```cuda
int b200dp_cast_acc_zero(void* src, void* dst, long long n, int out_bf16, int accumulate, int zero_src,
                         unsigned long long stream) {
  if (n % 4) {
    snprintf(g_err, sizeof(g_err), "cast_acc_zero: n must be a multiple of 4");
    return -1;
  }
  const long long n4 = n / 4;
  int grid = (int)((n4 + 255) / 256);
  if (grid > reduce_grid() * 8) grid = reduce_grid() * 8;
  if (grid < 1) grid = 1;
  cudaStream_t st = (cudaStream_t)(uintptr_t)stream;
  if (out_bf16) cast_acc_zero_kernel<true><<<grid, 256, 0, st>>>((float*)src, dst, n4, accumulate, zero_src);
  else cast_acc_zero_kernel<false><<<grid, 256, 0, st>>>((float*)src, dst, n4, accumulate, zero_src);
  cudaError_t e = cudaGetLastError();
  if (e != cudaSuccess) return fail("cast_acc_zero launch", e);
  return 0;
}

int b200dp_bn_supported(int C) { return shape_ok(C) ? 1 : 0; }

int b200dp_bn_fwd(const void* x, const void* res, void* y, const void* gamma, const void* beta,
                  float* stats, float* mean, float* invstd, float* a, float* b, void* running_mean,
                  void* running_var, long long M, int C, float eps, float momentum, int relu,
                  int param_bf16, int have_stats, void* relu_mask, void* num_batches_tracked,
                  unsigned long long stream) {
  if (!shape_ok(C)) {
    snprintf(g_err, sizeof(g_err), "unsupported channel count %d", C);
    return -1;
  }
  cudaStream_t st = (cudaStream_t)(uintptr_t)stream;
  const int V = C / 8;
  const long long nvec = M * V;
  cudaError_t e = cudaSuccess;
  const int grid = grid_for(nvec, V);
  if (!have_stats) {
    e = cudaMemsetAsync(stats, 0, sizeof(float) * 2 * C, st);
    if (e != cudaSuccess) return fail("memset", e);
    bn_stats_kernel<<<reduce_grid(), RTHREADS, 0, st>>>((const uint4*)x, stats, stats + C, nvec, V);
  }
  bn_finalize_kernel<<<(C + 127) / 128, 128, 0, st>>>(stats, stats + C, gamma, beta, mean, invstd, a, b,
                                                      running_mean, running_var, (float)M, eps, momentum, C,
                                                      param_bf16, have_stats == 2 ? 1 : 0,
                                                      (long long*)num_batches_tracked);
  bn_apply_kernel<<<grid, THREADS, 0, st>>>((const uint4*)x, (const uint4*)res, (uint4*)y, a, b, nvec, V,
                                            relu, (uint8_t*)relu_mask);
  e = cudaGetLastError();
  if (e != cudaSuccess) return fail("bn_fwd launch", e);
  return 0;
}

int b200dp_bn_stats(const void* x, float* stats, long long M, int C, unsigned long long stream) {
  if (!shape_ok(C)) return -1;
  cudaStream_t st = (cudaStream_t)(uintptr_t)stream;
  cudaError_t e = cudaMemsetAsync(stats, 0, sizeof(float) * 2 * C, st);
  if (e != cudaSuccess) return fail("memset", e);
  bn_stats_kernel<<<reduce_grid(), RTHREADS, 0, st>>>((const uint4*)x, stats, stats + C, (long long)M * (C / 8),
                                                      C / 8);
  e = cudaGetLastError();
  if (e != cudaSuccess) return fail("bn_stats launch", e);
  return 0;
}

int b200dp_bn_fwd_sync(const void* x, const void* res, void* y, const void* gamma, const void* beta,
                       const float* stats, float* mean, float* invstd, float* a, float* b, void* running_mean,
                       void* running_var, long long M_local, double count, int C, float eps, float momentum,
                       int relu, int param_bf16, void* relu_mask, unsigned long long stream) {
  if (!shape_ok(C)) return -1;
  cudaStream_t st = (cudaStream_t)(uintptr_t)stream;
  const int V = C / 8;
  const long long nvec = M_local * V;
  bn_finalize_kernel<<<(C + 127) / 128, 128, 0, st>>>(const_cast<float*>(stats), const_cast<float*>(stats) + C, gamma,
                                                      beta, mean, invstd, a, b, running_mean, running_var,
                                                      (float)count, eps, momentum, C, param_bf16);
  bn_apply_kernel<<<grid_for(nvec, V), THREADS, 0, st>>>((const uint4*)x, (const uint4*)res, (uint4*)y, a, b, nvec,
                                                         V, relu, (uint8_t*)relu_mask);
  cudaError_t e = cudaGetLastError();
  if (e != cudaSuccess) return fail("bn_fwd_sync launch", e);
  return 0;
}

int b200dp_bn_bwd_reduce(const void* dy, const void* x, const void* relu_mask, const float* mean, float* sums,
                         long long M, int C, int relu, unsigned long long stream) {
  if (!shape_ok(C)) return -1;
  cudaStream_t st = (cudaStream_t)(uintptr_t)stream;
  cudaError_t e = cudaMemsetAsync(sums, 0, sizeof(float) * 2 * C, st);
  if (e != cudaSuccess) return fail("memset", e);
  bn_bwd_reduce_kernel<<<reduce_grid(), RTHREADS, 0, st>>>((const uint4*)dy, (const uint4*)x,
                                                           (const uint8_t*)relu_mask, mean, sums, sums + C,
                                                           (long long)M * (C / 8), C / 8, relu);
  e = cudaGetLastError();
  if (e != cudaSuccess) return fail("bn_bwd_reduce launch", e);
  return 0;
}

int b200dp_bn_bwd_apply(const void* dy, const void* x, const void* relu_mask, void* dx, void* dres,
                        const float* scale_a, const float* mean, const float* invstd, const float* sums,
                        double count, long long M, int C, int relu, unsigned long long stream) {
  if (!shape_ok(C)) return -1;
  const int V = C / 8;
  const long long nvec = M * V;
  bn_bwd_apply_kernel<<<grid_for(nvec, V), THREADS, 0, (cudaStream_t)(uintptr_t)stream>>>(
      (const uint4*)dy, (const uint4*)x, (const uint8_t*)relu_mask, (uint4*)dx, (uint4*)dres, mean, invstd, scale_a,
      sums, sums + C, (float)(1.0 / count), nvec, V, relu, nullptr, nullptr, 0);
  cudaError_t e = cudaGetLastError();
  if (e != cudaSuccess) return fail("bn_bwd_apply launch", e);
  return 0;
}

int b200dp_bn_apply(const void* x, const void* res, void* y, const float* a, const float* b, long long M,
                    int C, int relu, unsigned long long stream) {
  if (!shape_ok(C)) return -1;
  const int V = C / 8;
  const long long nvec = M * V;
  bn_apply_kernel<<<grid_for(nvec, V), THREADS, 0, (cudaStream_t)(uintptr_t)stream>>>(
      (const uint4*)x, (const uint4*)res, (uint4*)y, a, b, nvec, V, relu, nullptr);
  cudaError_t e = cudaGetLastError();
  if (e != cudaSuccess) return fail("bn_apply launch", e);
  return 0;
}

int b200dp_bn_bwd(const void* dy, const void* x, const void* relu_mask, void* dx, void* dres, const float* scale_a,
                  const float* mean, const float* invstd, float* sums, void* dgamma, void* dbeta,
                  int param_bf16, long long M, int C, int relu, unsigned long long stream) {
  if (!shape_ok(C)) return -1;
  cudaStream_t st = (cudaStream_t)(uintptr_t)stream;
  const int V = C / 8;
  const long long nvec = M * V;
  cudaError_t e = cudaMemsetAsync(sums, 0, sizeof(float) * 2 * C, st);
  if (e != cudaSuccess) return fail("memset", e);
  const int grid = grid_for(nvec, V);
  bn_bwd_reduce_kernel<<<reduce_grid(), RTHREADS, 0, st>>>((const uint4*)dy, (const uint4*)x,
                                                           (const uint8_t*)relu_mask, mean, sums, sums + C,
                                                           nvec, V, relu);
  bn_bwd_apply_kernel<<<grid, THREADS, 0, st>>>((const uint4*)dy, (const uint4*)x, (const uint8_t*)relu_mask,
                                                (uint4*)dx, (uint4*)dres, mean, invstd, scale_a, sums,
                                                sums + C, 1.0f / (float)M, nvec, V, relu, dgamma, dbeta,
                                                param_bf16);
  e = cudaGetLastError();
  if (e != cudaSuccess) return fail("bn_bwd launch", e);
  return 0;
}

int b200dp_maxpool_fwd(const void* x, void* y, void* idx, int N, int H, int W, int C,
                       unsigned long long stream) {
  if (C % 8) return -1;
  const int OH = (H + 2 - 3) / 2 + 1, OW = (W + 2 - 3) / 2 + 1, V = C / 8;
  const long long total = (long long)N * OH * OW * V;
  int grid = (int)((total + THREADS - 1) / THREADS);
  if (grid > reduce_grid() * 16) grid = reduce_grid() * 16;
  maxpool_fwd_kernel<<<grid, THREADS, 0, (cudaStream_t)(uintptr_t)stream>>>((const uint4*)x, (uint4*)y,
                                                                             (uint2*)idx, N, H, W, OH, OW, V);
  cudaError_t e = cudaGetLastError();
  if (e != cudaSuccess) return fail("maxpool_fwd launch", e);
  return 0;
}

int b200dp_maxpool_bwd(const void* dy, const void* idx, void* dx, int N, int H, int W, int C,
                       unsigned long long stream) {
  if (C % 8) return -1;
  const int OH = (H + 2 - 3) / 2 + 1, OW = (W + 2 - 3) / 2 + 1, V = C / 8;
  if (H % 2 == 0 && W % 2 == 0) {
    const long long patches = (long long)N * (H / 2) * (W / 2) * V;
    int pgrid = (int)((patches + THREADS - 1) / THREADS);
    if (pgrid > reduce_grid() * 16) pgrid = reduce_grid() * 16;
    maxpool_bwd_patch_kernel<<<pgrid, THREADS, 0, (cudaStream_t)(uintptr_t)stream>>>(
        (const uint4*)dy, (const uint2*)idx, (uint4*)dx, N, H, W, OH, OW, V);
    cudaError_t pe = cudaGetLastError();
    if (pe != cudaSuccess) return fail("maxpool_bwd launch", pe);
    return 0;
  }
  const long long total = (long long)N * H * W * V;
  int grid = (int)((total + THREADS - 1) / THREADS);
  if (grid > reduce_grid() * 16) grid = reduce_grid() * 16;
  maxpool_bwd_kernel<<<grid, THREADS, 0, (cudaStream_t)(uintptr_t)stream>>>((const uint4*)dy, (const uint2*)idx,
                                                                             (uint4*)dx, N, H, W, OH, OW, V);
  cudaError_t e = cudaGetLastError();
  if (e != cudaSuccess) return fail("maxpool_bwd launch", e);
  return 0;
}

int b200dp_avgpool_fwd(const void* x, void* y, long long N, int HW, int C, unsigned long long stream) {
  if (C % 8) return -1;
  const int V = C / 8;
  const long long total = N * V;
  int grid = (int)((total + THREADS - 1) / THREADS);
  if (grid > reduce_grid() * 8) grid = reduce_grid() * 8;
  avgpool_fwd_kernel<<<grid, THREADS, 0, (cudaStream_t)(uintptr_t)stream>>>((const uint4*)x, (uint4*)y, HW, V, total,
                                                                             1.0f / (float)HW);
  cudaError_t e = cudaGetLastError();
  if (e != cudaSuccess) return fail("avgpool_fwd launch", e);
  return 0;
}

int b200dp_avgpool_bwd(const void* dy, void* dx, long long N, int HW, int C, unsigned long long stream) {
  if (C % 8) return -1;
  const int V = C / 8;
  const long long total = N * HW * V;
  int grid = (int)((total + THREADS - 1) / THREADS);
  if (grid > reduce_grid() * 8) grid = reduce_grid() * 8;
  avgpool_bwd_kernel<<<grid, THREADS, 0, (cudaStream_t)(uintptr_t)stream>>>((const uint4*)dy, (uint4*)dx, HW, V, total,
                                                                             1.0f / (float)HW);
  cudaError_t e = cudaGetLastError();
  if (e != cudaSuccess) return fail("avgpool_bwd launch", e);
  return 0;
}

int b200dp_stem_im2col(const void* x, void* out, int N, int H, int W, unsigned long long stream) {
  if ((W % 8) || (H % 2)) return -1;
  const int OH = H / 2, OW = W / 2;
  const size_t smem = (size_t)7 * ((9 + W * 3 + 15 + 7) & ~7) * sizeof(__nv_bfloat16);
  stem_im2col_kernel<<<N * OH, THREADS, smem, (cudaStream_t)(uintptr_t)stream>>>(
      (const __nv_bfloat16*)x, (uint4*)out, H, W, OH, OW);
  cudaError_t e = cudaGetLastError();
  if (e != cudaSuccess) return fail("stem_im2col launch", e);
  return 0;
}

int b200dp_ln_supported(int C) { return (C % 256 == 0 && C / 256 >= 1 && C / 256 <= 4) ? 1 : 0; }

int b200dp_ln_fwd(const void* x, void* y, const void* gamma, const void* beta, float* mean, float* rstd,
                  long long rows, int C, float eps, int param_bf16, unsigned long long stream) {
// ... 43 lines not shown
```

### distributed_torch_horovod_gcp_b200/ops/bn.py

```python
from __future__ import annotations

import ctypes
import os
from typing import Optional

import torch
import torch.nn.functional as F

from . import counters
from . import gemm as _gemm
from . import grad_sink

_lib = None
_USE_GEMM_1X1 = os.environ.get("B200DP_CONV1X1_GEMM", "1") == "1"


def register(lib, have):
    global _lib
    if not hasattr(lib, "b200dp_bn_fwd"):
        return
    _lib = lib
    vp, i, f, ll, u64 = ctypes.c_void_p, ctypes.c_int, ctypes.c_float, ctypes.c_longlong, ctypes.c_uint64
    lib.b200dp_bn_fwd.argtypes = [vp, vp, vp, vp, vp, vp, vp, vp, vp, vp, vp, vp, ll, i, f, f, i, i, i, vp, vp, u64]
    lib.b200dp_bn_apply.argtypes = [vp, vp, vp, vp, vp, ll, i, i, u64]
    lib.b200dp_bn_bwd.argtypes = [vp, vp, vp, vp, vp, vp, vp, vp, vp, vp, vp, i, ll, i, i, u64]
    lib.b200dp_bn_supported.argtypes = [i]
    if hasattr(lib, "b200dp_bn_fwd_sync"):
        d = ctypes.c_double
        lib.b200dp_bn_stats.argtypes = [vp, vp, ll, i, u64]
        lib.b200dp_bn_fwd_sync.argtypes = [vp] * 12 + [ll, d, i, f, f, i, i, vp, u64]
        lib.b200dp_bn_bwd_reduce.argtypes = [vp, vp, vp, vp, vp, ll, i, i, u64]
        lib.b200dp_bn_bwd_apply.argtypes = [vp] * 9 + [d, ll, i, i, u64]
    lib.b200dp_ew_last_error.restype = ctypes.c_char_p
    have["bn_act"] = True
    have["conv_bn_act"] = True
    if hasattr(lib, "b200dp_stem_im2col"):
        lib.b200dp_stem_im2col.argtypes = [vp, vp, i, i, i, u64]
        have["stem_conv"] = True
    if hasattr(lib, "b200dp_avgpool_fwd"):
        lib.b200dp_avgpool_fwd.argtypes = [vp, vp, ctypes.c_longlong, i, i, u64]
        lib.b200dp_avgpool_bwd.argtypes = [vp, vp, ctypes.c_longlong, i, i, u64]
        have["global_avg_pool"] = True
    if hasattr(lib, "b200dp_maxpool_fwd"):
        lib.b200dp_maxpool_fwd.argtypes = [vp, vp, vp, i, i, i, i, u64]
        lib.b200dp_maxpool_bwd.argtypes = [vp, vp, vp, i, i, i, i, u64]
        have["max_pool_3x3_s2"] = True


def _ck(rc):
    if rc != 0:
        raise RuntimeError("elementwise kernel: " + (_lib.b200dp_ew_last_error() or b"").decode())


def _nhwc_ok(x: torch.Tensor) -> bool:
    return x.dim() == 4 and x.dtype == torch.bfloat16 and \
        x.is_contiguous(memory_format=torch.channels_last) and x.data_ptr() % 16 == 0


def bn_supported(x: torch.Tensor, C: int) -> bool:
    return _lib is not None and _nhwc_ok(x) and bool(_lib.b200dp_bn_supported(C))


def _cl(t: torch.Tensor) -> torch.Tensor:
    return t if t.is_contiguous(memory_format=torch.channels_last) else t.contiguous(memory_format=torch.channels_last)


def bn_forward(x, bn: torch.nn.BatchNorm2d, residual, relu: bool, stats_in=None, grads=(True, True)):
    N, C, H, W = x.shape
    M = N * H * W
    dev = x.device
    gamma, beta = bn.weight, bn.bias
    nbt = bn.num_batches_tracked if (bn.track_running_stats and bn.num_batches_tracked is not None
                                     and bn.num_batches_tracked.is_cuda) else None
    mom = bn.momentum if bn.momentum is not None else 0.1
    y = torch.empty_like(x, memory_format=torch.channels_last)
    ws = torch.empty(6 * C, dtype=torch.float32, device=dev)
    stats, mean, invstd, a, b = ws[:2 * C], ws[2 * C:3 * C], ws[3 * C:4 * C], ws[4 * C:5 * C], ws[5 * C:]
    if stats_in is not None:
        stats = stats_in
    pbf16 = int(gamma.dtype == torch.bfloat16)
    mask = torch.empty(M * (C // 8), dtype=torch.uint8, device=dev) if relu else None
    st = torch.cuda.current_stream(dev).cuda_stream
    _ck(_lib.b200dp_bn_fwd(x.data_ptr(), residual.data_ptr() if residual is not None else None,
                           y.data_ptr(), gamma.data_ptr(), beta.data_ptr(), stats.data_ptr(),
                           mean.data_ptr(), invstd.data_ptr(), a.data_ptr(), b.data_ptr(),
                           bn.running_mean.data_ptr() if bn.running_mean is not None else None,
                           bn.running_var.data_ptr() if bn.running_var is not None else None,
                           M, C, float(bn.eps), float(mom), int(relu), pbf16,
                           2 if stats_in is not None else 0,
                           mask.data_ptr() if mask is not None else None,
                           nbt.data_ptr() if nbt is not None else None, st))
    counters.bump("bn_fwd", 2 if stats_in is not None else 3)
    if grads[0]:
        grad_sink.note_forward(gamma)
    if grads[1]:
        grad_sink.note_forward(beta)
    return y, mask, (mean, invstd, a)
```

------------------------------------

● What you have to do: Lines containing the word "grads" are to be pulled from the records and copied.

● Reply:
def bn_forward(x, bn: torch.nn.BatchNorm2d, residual, relu: bool, stats_in=None, grads=(True, True)):
    if grads[0]:
    if grads[1]:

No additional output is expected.